En France depuis 1983, les hommes homosexuels en étaient exclus. Le don du sang leur était pleinement et absolument interdit du fait des risqués liés au sida. Dimanche, le décret levant cette interdiction a été publiée mais dans des conditions très restrictives : le don du sang est ouvert aux homosexuels n'ayant pas eu de relations sexuelles avec un autre homme depuis douze mois. Pour le don de plasma, il n'est autorisé que pour ceux qui sont dans une relation stable depuis quatre mois ou qui n'ont pas eu de relations sexuelles sur la même période. Malgré ces restrictions, Frédéric et Julien ont fait leur premier don lundi même si pour eux, le combat continue. Ils racontent à Europe 1.
"Je suis heureux de revenir". Sur les photos, il affiche un sourire léger, le poing serrant une petite balle rouge tandis qu'une perfusion est branchée à son bras. Agé de 25 ans, Julien, étudiant en ingénierie et militant au sein du collectif "Homodonneur", a fait son grand retour à l'hôpital pour donner son sang lundi matin. Julien a toujours donné jusqu'à ce jour de 2014 où l'aventure s'arrête. Il se découvre alors bisexuel. "J'ai eu une relation avec un homme et depuis j'étais exclu du don du sang", dit-il à Europe 1. "Je suis heureux de revenir", ajoute-il.

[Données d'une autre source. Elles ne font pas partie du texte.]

# DINT-NSDI24/DINT

Measured on NVIDIA H100. Metric: committed txns/sec (lock_fasst), higher is better.
Workload: dtype u32

## Files before the change

### dint_b200/csrc/engine.cu

```cuda
#include <cmath>
#include <cstdio>
#include <cstdlib>
#include <cstring>
#include <string>
#include <chrono>
#include <vector>

#include "../../include/dint_b200.h"
#include "kernels.cuh"
#include "route.cuh"
#include "kv.cuh"
#include "clients.cuh"

using namespace dint;

static thread_local std::string g_last_error;
static int set_err(int code, const char* what, cudaError_t ce = cudaSuccess) {
  char buf[512];
  if (ce != cudaSuccess) snprintf(buf, sizeof buf, "%s: %s", what, cudaGetErrorString(ce));
  else snprintf(buf, sizeof buf, "%s", what);
  g_last_error = buf;
  return code;
}
#define CU(call)                                                              \
// ... 7 lines not shown
static const uint32_t kValSize[DINT_NUM_KINDS] = {0, 0, 0, 40, 40, 8};

enum { KT_CLASSIFY = 0, KT_LOGSCAN, KT_APPLY, KT_ORDERED, KT_LOAD, KT_NUM };
static const char* kKernelNames[KT_NUM] = {"k_classify", "k_log_scan", "k_apply", "k_ordered", "k_kv_load"};

struct EvPair { cudaEvent_t a, b; int which; };
constexpr int kHostBufs = 4;

struct dint_engine {
  int kind = 0;
  int device = 0;
  dint_cfg cfg{};
  uint32_t msg = 0;
  uint32_t chunk = 0;
  uint32_t max_tiles = 0;
  bool has_log = false;
  Ctx ctx{};
  std::vector<void*> allocs;
  cudaStream_t stream = nullptr, s_in = nullptr, s_out = nullptr;
  uint8_t* d_req[kHostBufs] = {nullptr};
  uint8_t* d_resp[kHostBufs] = {nullptr};
  cudaEvent_t ev_in[kHostBufs]{}, ev_comp[kHostBufs]{}, ev_out[kHostBufs]{};
  uint32_t host_chunk = 0;
  bool plain_launches = false;
  uint32_t host_min_slice = 0;
  bool host_ramp_up = true;
  unsigned long long* h_counters = nullptr;
  unsigned long long* h_kvcnt = nullptr;
  cudaEvent_t ev_kvcnt = nullptr;
  int coop_grid = 0;
  int sms = 0;
  int grid_classify = 0, grid_apply = 0;
  uint32_t smem_stage = 0;
  uint64_t total_groups = 0;
  uint32_t* d_flags[2] = {nullptr, nullptr};
  uint32_t* d_grp[2] = {nullptr, nullptr};
  uint64_t chunk_seq = 0;
  uint32_t prev_n = 0;
  bool ord_pending = false;
  uint8_t* ord_resp = nullptr;
  const uint8_t* ord_req = nullptr;
  uint32_t ord_tile0 = 0;
  uint32_t seg_tiles = 0;
  uint64_t seg_resp[kMaxShards]{};
  bool pad_ok = false;
  const uint32_t* skip = nullptr;
  uint32_t smem_classify = 0;
  uint32_t* d_nc = nullptr;
  uint32_t* d_route = nullptr;
  uint32_t route_tiles = 0;
  uint32_t* d_route2 = nullptr;
  uint32_t route_desc_tiles = 0, route_seq = 0;
  int grid_route = 0;
  uint8_t* hot_arena = nullptr;
  size_t hot_bytes = 0;
  bool use_window = false;
  cudaAccessPolicyWindow window{};
  dint_stats stats{};
  uint32_t profiling = 0;
  std::vector<EvPair> ev_pool;
  size_t ev_used = 0;
  double kt_ms[KT_NUM] = {0};
  uint64_t kt_n[KT_NUM] = {0};
  KvHost kv[kMaxTables];
};

template <typename T>
static int dalloc(dint_engine* e, T** p, size_t count, bool zero = true) {
// ... 24 lines not shown
    e->stats.kernel_launches++;
    if (!((e->profiling >> which) & 1u)) return;
    if (e->ev_used == e->ev_pool.size()) {
      if (e->ev_pool.size() >= 8192) { prof_flush(e); }
      else {
        EvPair np{}; cudaEventCreate(&np.a); cudaEventCreate(&np.b);
        e->ev_pool.push_back(np);
      }
    }
    p = &e->ev_pool[e->ev_used++];
    p->which = which;
    cudaEventRecord(p->a, s);
  }
  ~ProfScope() { if (p) cudaEventRecord(p->b, s); }
};

template <typename... Args>
static cudaError_t launch_ex(dint_engine* e, void (*kern)(Args...), int grid, int block, size_t smem, cudaStream_t s,
                             bool coop, Args... args) {
  cudaLaunchConfig_t cfg{};
  cfg.gridDim = dim3(grid < 1 ? 1 : grid);
  cfg.blockDim = dim3(block);
  cfg.dynamicSmemBytes = smem;
  cfg.stream = s;
  cudaLaunchAttribute at[3];
  int na = 0;
  if (coop) { at[na].id = cudaLaunchAttributeCooperative; at[na].val.cooperative = 1; na++; }
  if (e->use_window) { at[na].id = cudaLaunchAttributeAccessPolicyWindow; at[na].val.accessPolicyWindow = e->window; na++; }
  cfg.attrs = at;
  cfg.numAttrs = na;
  return cudaLaunchKernelEx(&cfg, kern, args...);
}

template <int KIND, bool HAS_LOG>
static int launch_chunk_t(dint_engine* e, const Ctx& c, cudaStream_t s) {
  {
    ProfScope ps(e, s, KT_CLASSIFY);
    int want = (int)c.n_tiles, clr = (int)((c.prev_n + 4 * kTile - 1) / (4 * kTile));
    if (clr > want) want = clr;
    int grid = (want < e->grid_classify && !c.ord_pending) ? want : e->grid_classify;
    if (c.n == 0 && e->sms > 0 && grid > 8 * e->sms) grid = 8 * e->sms;
    CU(launch_ex(e, k_classify<KIND, HAS_LOG>, grid, kTile, e->smem_classify, s, false, c));
  }
  if (c.n == 0) { CU(cudaGetLastError()); return DINT_OK; }
  if (HAS_LOG) {
    ProfScope ps(e, s, KT_LOGSCAN);
    k_log_scan<<<1, kThreads, 0, s>>>(c);
  }
  {
    ProfScope ps(e, s, KT_APPLY);
    int grid = (int)c.n_tiles < e->grid_apply ? (int)c.n_tiles : e->grid_apply;
    CU(launch_ex(e, k_apply<KIND, HAS_LOG>, grid, kTile, e->smem_stage, s, false, c));
  }
  if (KIND != K_LOG) {
    ProfScope ps(e, s, KT_ORDERED);
    Ctx f = c;
    f.nc_ord = c.nc_cur;
    f.ord_resp = c.resp;
    f.ord_req = c.req;
    f.ord_tile0 = c.tile0;
    f.coop_launch = e->plain_launches ? 0u : 1u;
    int g3 = e->coop_grid;
    if (e->plain_launches && e->sms > 0) {
      const int per = g3 / e->sms;
      g3 = (per > 1 ? per - 1 : 1) * e->sms;
    }
    CU(launch_ex(e, k_ordered<KIND>, g3, kThreads, 0, s, !e->plain_launches, f));
  }
// ... 2 lines not shown
}

static int launch_chunk(dint_engine* e, const Ctx& c, cudaStream_t s) {
  switch (e->kind) {
    case DINT_LOCK2PL: return launch_chunk_t<K_LOCK2PL, false>(e, c, s);
    case DINT_FASST: return launch_chunk_t<K_FASST, false>(e, c, s);
    case DINT_LOG: return launch_chunk_t<K_LOG, true>(e, c, s);
    case DINT_STORE: return launch_chunk_t<K_STORE, false>(e, c, s);
    case DINT_TATP: return launch_chunk_t<K_TATP, true>(e, c, s);
    case DINT_SMALLBANK: return launch_chunk_t<K_SMALLBANK, true>(e, c, s);
  }
  return DINT_EINVAL;
}
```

"J'ai milité pour pouvoir donner". Frédéric, 42 ans, est dans une toute autre situation. Avant 2008, celui qui travaille dans une biscuiterie industrielle est hétérosexuel et fervent militant du don du sang. Mais en 2008, il se découvre homosexuel et doit à contrecœur arrêter de donner. "Mais je suis responsable, il était hors de question que je mente", indique-t-il à Europe 1. En 2009, un épisode va pourtant le marquer. On le sollicite pour un don de moelle osseuse car il est donneur compatible, ce qui reste rare, et là c'est la douche froide : homosexuel, on lui refuse son don. "J'ai fait une grève de la faim devant la Maison du Sang pendant quarante jours", se souvient-t-il, avant de partir créer avec d'autres le collectif "Homodonneur", essentiellement basé à Toulouse.
Frédéric, notre coordinateur en plein don de plasma sécurisé. #DonDuSangPourTous#DonDuSangpic.twitter.com/KpmPBbaTrG
— HOMODONNEUR (@HOMODONNEUR) July 11, 2016
Aujourd'hui, en couple depuis 7 ans avec un homme, Frédéric, qui "a milité pour pouvoir donner", s'apprête lundi après-midi à faire un don de plasma. Il ne peut toujours pas donner son sang, les conditions étant "aberrantes".

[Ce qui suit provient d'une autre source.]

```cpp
template <int KS>
constexpr int feat_bwd_lds() {
  constexpr int BM = 32, KP = KS * 32, XS = KP + 16, GS = L2_D2 + 16, HS = L2_HD + 16;
  return (BM * XS + BM * GS + 2 * BM * HS) * 2;
}

static inline long long feat_slab(int fin) { return (long long)L2_HD * fin + L2_HD + (long long)L2_D2 * L2_HD + L2_D2; }
static inline int feat_bwd_grid(int n) {
  int tiles = cdiv(n, 32);
  static int cap = getenv("MMFT_FEAT_BWD_GRID") ? atoi(getenv("MMFT_FEAT_BWD_GRID")) : 192;
  if (cap < 1) cap = 1;
  return tiles < cap ? (tiles < 1 ? 1 : tiles) : cap;
}

}

using namespace mmft;

static int feat_fwd_launch(const char* what, const float* x, long long ldx, int row0, int n, int fin, const float* w1,
                           const float* b1, const float* w2, const float* b2, float* out, long long ldout, int relu_out,
                           const unsigned char* active, int device, void* stream) {
  MMFT_REQUIRE(x && w1 && b1 && w2 && b2 && out, "%s: null pointer", what);
  MMFT_REQUIRE(n >= 0 && row0 >= 0 && fin >= 1 && fin <= 64 && ldx >= fin, "%s: bad sizes (fin <= 64)", what);
  MMFT_REQUIRE(ldout % 4 == 0 && aligned16(out) && aligned16(w2) && aligned16(b1) && aligned16(b2),
               "%s: out / w2 / biases must be 16-byte aligned", what);
  if (n == 0) return MMFT_OK;
  DeviceGuard dg(device);
  FeatFwdArgs a{x, ldx, row0, n, fin, w1, b1, w2, b2, out, ldout, relu_out, active};
  const double fl = 2.0 * n * ((double)fin * L2_HD + (double)L2_HD * L2_D2), by = 4.0 * n * ((double)fin + L2_D2);
  int grid = cdiv(n, 64);
  if (grid > 768) grid = 768;
  if (active) {
    if (fin <= 32)
      MMFT_LAUNCH("mlp2_feat_fwd_masked_kernel", fl, by, (mlp2_feat_fwd_kernel<1, true>), dim3(grid), dim3(512), (hipStream_t)stream, a);
    else
      MMFT_LAUNCH("mlp2_feat_fwd_masked_kernel", fl, by, (mlp2_feat_fwd_kernel<2, true>), dim3(grid), dim3(512), (hipStream_t)stream, a);
  } else if (fin <= 32)
    MMFT_LAUNCH("mlp2_feat_fwd_kernel", fl, by, (mlp2_feat_fwd_kernel<1, false>), dim3(grid), dim3(512), (hipStream_t)stream, a);
  else
    MMFT_LAUNCH("mlp2_feat_fwd_kernel", fl, by, (mlp2_feat_fwd_kernel<2, false>), dim3(grid), dim3(512), (hipStream_t)stream, a);
  return check_launch(what);
}

extern "C" int mmft_mlp2_feat_fwd_bf16(const float* x, long long ldx, int row0, int n, int fin, const float* w1, const float* b1,
                                       const float* w2, const float* b2, float* out, long long ldout, int relu_out, int device,
                                       void* stream) {
  return feat_fwd_launch("mlp2_feat_fwd_bf16", x, ldx, row0, n, fin, w1, b1, w2, b2, out, ldout, relu_out, nullptr, device, stream);
}

extern "C" int mmft_mlp2_feat_fwd_bf16_masked(const float* x, long long ldx, int row0, int n, int fin, const float* w1,
                                              const float* b1, const float* w2, const float* b2, float* out, long long ldout,
                                              int relu_out, const unsigned char* active, int device, void* stream) {
  MMFT_REQUIRE(active, "mlp2_feat_fwd_bf16_masked: null pointer (active)");
  return feat_fwd_launch("mlp2_feat_fwd_bf16_masked", x, ldx, row0, n, fin, w1, b1, w2, b2, out, ldout, relu_out, active, device,
                         stream);
}

extern "C" long long mmft_mlp2_feat_bwd_workspace_bytes(int n, int fin) {
  if (n <= 0 || fin < 1 || fin > 64) return 0;
  return (long long)feat_bwd_grid(n) * feat_slab(fin) * 4;
}

extern "C" int mmft_mlp2_feat_bwd_bf16(const float* g, long long ldg, const float* x, long long ldx, int row0, int n, int fin,
                                       const float* w1, const float* b1, const float* w2, float* dw1, float* db1, float* dw2,
                                       float* db2, int accumulate, float* workspace, long long workspace_bytes, int device,
                                       void* stream) {
  MMFT_REQUIRE(g && x && w1 && b1 && w2 && dw1 && db1 && dw2 && db2, "mlp2_feat_bwd_bf16: null pointer");
  MMFT_REQUIRE(n > 0 && row0 >= 0 && fin >= 1 && fin <= 64 && ldx >= fin && ldg >= L2_D2, "mlp2_feat_bwd_bf16: bad sizes (fin <= 64)");
  MMFT_REQUIRE(ldg % 4 == 0 && aligned16(g) && aligned16(b1), "mlp2_feat_bwd_bf16: g / b1 must be 16-byte aligned");
  MMFT_REQUIRE(workspace && aligned16(workspace) && workspace_bytes >= mmft_mlp2_feat_bwd_workspace_bytes(n, fin),
               "mlp2_feat_bwd_bf16: workspace too small");
  DeviceGuard dg(device);
  hipStream_t st = (hipStream_t)stream;
  const int grid = feat_bwd_grid(n);
  const long long slab = feat_slab(fin);
  FeatBwdArgs a{g, ldg, x, ldx, row0, n, fin, w1, b1, w2, workspace, slab};
  const double fl = 2.0 * n * (2.0 * fin * L2_HD + 2.0 * L2_HD * L2_D2), by = 4.0 * n * ((double)fin + L2_D2);
  static DynLdsOnce once[2];
  int arc = fin <= 32 ? ensure_dyn_lds(once[0], reinterpret_cast<const void*>(&mlp2_feat_bwd_kernel<1>), feat_bwd_lds<1>(), "mlp2_feat_bwd_bf16")
                      : ensure_dyn_lds(once[1], reinterpret_cast<const void*>(&mlp2_feat_bwd_kernel<2>), feat_bwd_lds<2>(), "mlp2_feat_bwd_bf16");
  if (arc) return arc;
  if (fin <= 32)
    MMFT_LAUNCH_LDS("mlp2_feat_bwd_kernel", fl, by, mlp2_feat_bwd_kernel<1>, dim3(grid), dim3(512), feat_bwd_lds<1>(), st, a);
  else
    MMFT_LAUNCH_LDS("mlp2_feat_bwd_kernel", fl, by, mlp2_feat_bwd_kernel<2>, dim3(grid), dim3(512), feat_bwd_lds<2>(), st, a);
  int rc = check_launch("mlp2_feat_bwd_bf16");
  if (rc) return rc;
  if (db1 == dw1 + (long long)L2_HD * fin && dw2 == db1 + L2_HD && db2 == dw2 + (long long)L2_D2 * L2_HD && aligned16(dw1))
    return launch_slab_reduce(workspace, grid, slab, dw1, accumulate, st);
  const long long o1 = (long long)L2_HD * fin, o2 = o1 + L2_HD, o3 = o2 + (long long)L2_D2 * L2_HD;
  const SlabSeg segs[4] = {{workspace, dw1, slab, grid, (int)o1, 1, accumulate ? 1 : 0},
                           {workspace + o1, db1, slab, grid, L2_HD, 1, accumulate ? 1 : 0},
                           {workspace + o2, dw2, slab, grid, L2_D2 * L2_HD, 1, accumulate ? 1 : 0},
                           {workspace + o3, db2, slab, grid, L2_D2, 1, accumulate ? 1 : 0}};
  return launch_slab_reduce_batch(segs, 4, st);
}
```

"Les conditions sont plus qu'aberrantes, c'est une insulte". Les mots ne sont effectivement pas assez forts pour décrire le sentiment d'injustice qui habitent les deux comparses. "Les conditions sont plus qu'aberrantes, c'est une insulte", poursuit Frédéric. "Il veulent nous imposer la ceinture de chasteté ! Un an d'abstinence, même les curés n'y arrivent pas", s'amuse-t-il presque. "Les conditions d'aujourd'hui ne sont pas celles pour lesquelles on s'est battu", renchérit, plus sobrement, Julien.
Frédéric dénonce encore une "opération de communication gouvernementale", "une trahison de la part de François Hollande" qui avait promis d'ouvrir le don du sang aux homosexuels.
"On croise les doigts et on tend le bras". Pour les deux militants, le combat continue donc. Avec un objectif : si l'absence de risques est confirmée, alors les règles se rapprocheront de celles appliqués aux autres donneurs, a promis le ministère de la santé. "Il faut que l'on accumule le plus de suivi et que l'on prouve que l'on est socialement responsable", explique Julien. "On croise les doigts et on tend le bras", conclut ce dernier non sans malice.
Don du sang, don du plasma : quelles différences ?
Le don du sang consiste à recueillir une quantité de sang chez un donneur avec tous ses constituants (les globules rouges, le plasma et les plaquettes). Il va servir à des transfusions et à la recherche médicale. Le don de plasma va lui constituer à prélever uniquement le plasma du donneur et à lui restituer les globules rouges et les plaquettes. Il va notamment servir aux malades qui souffrent de troubles graves de la coagulation ou à des hémorragies aiguës.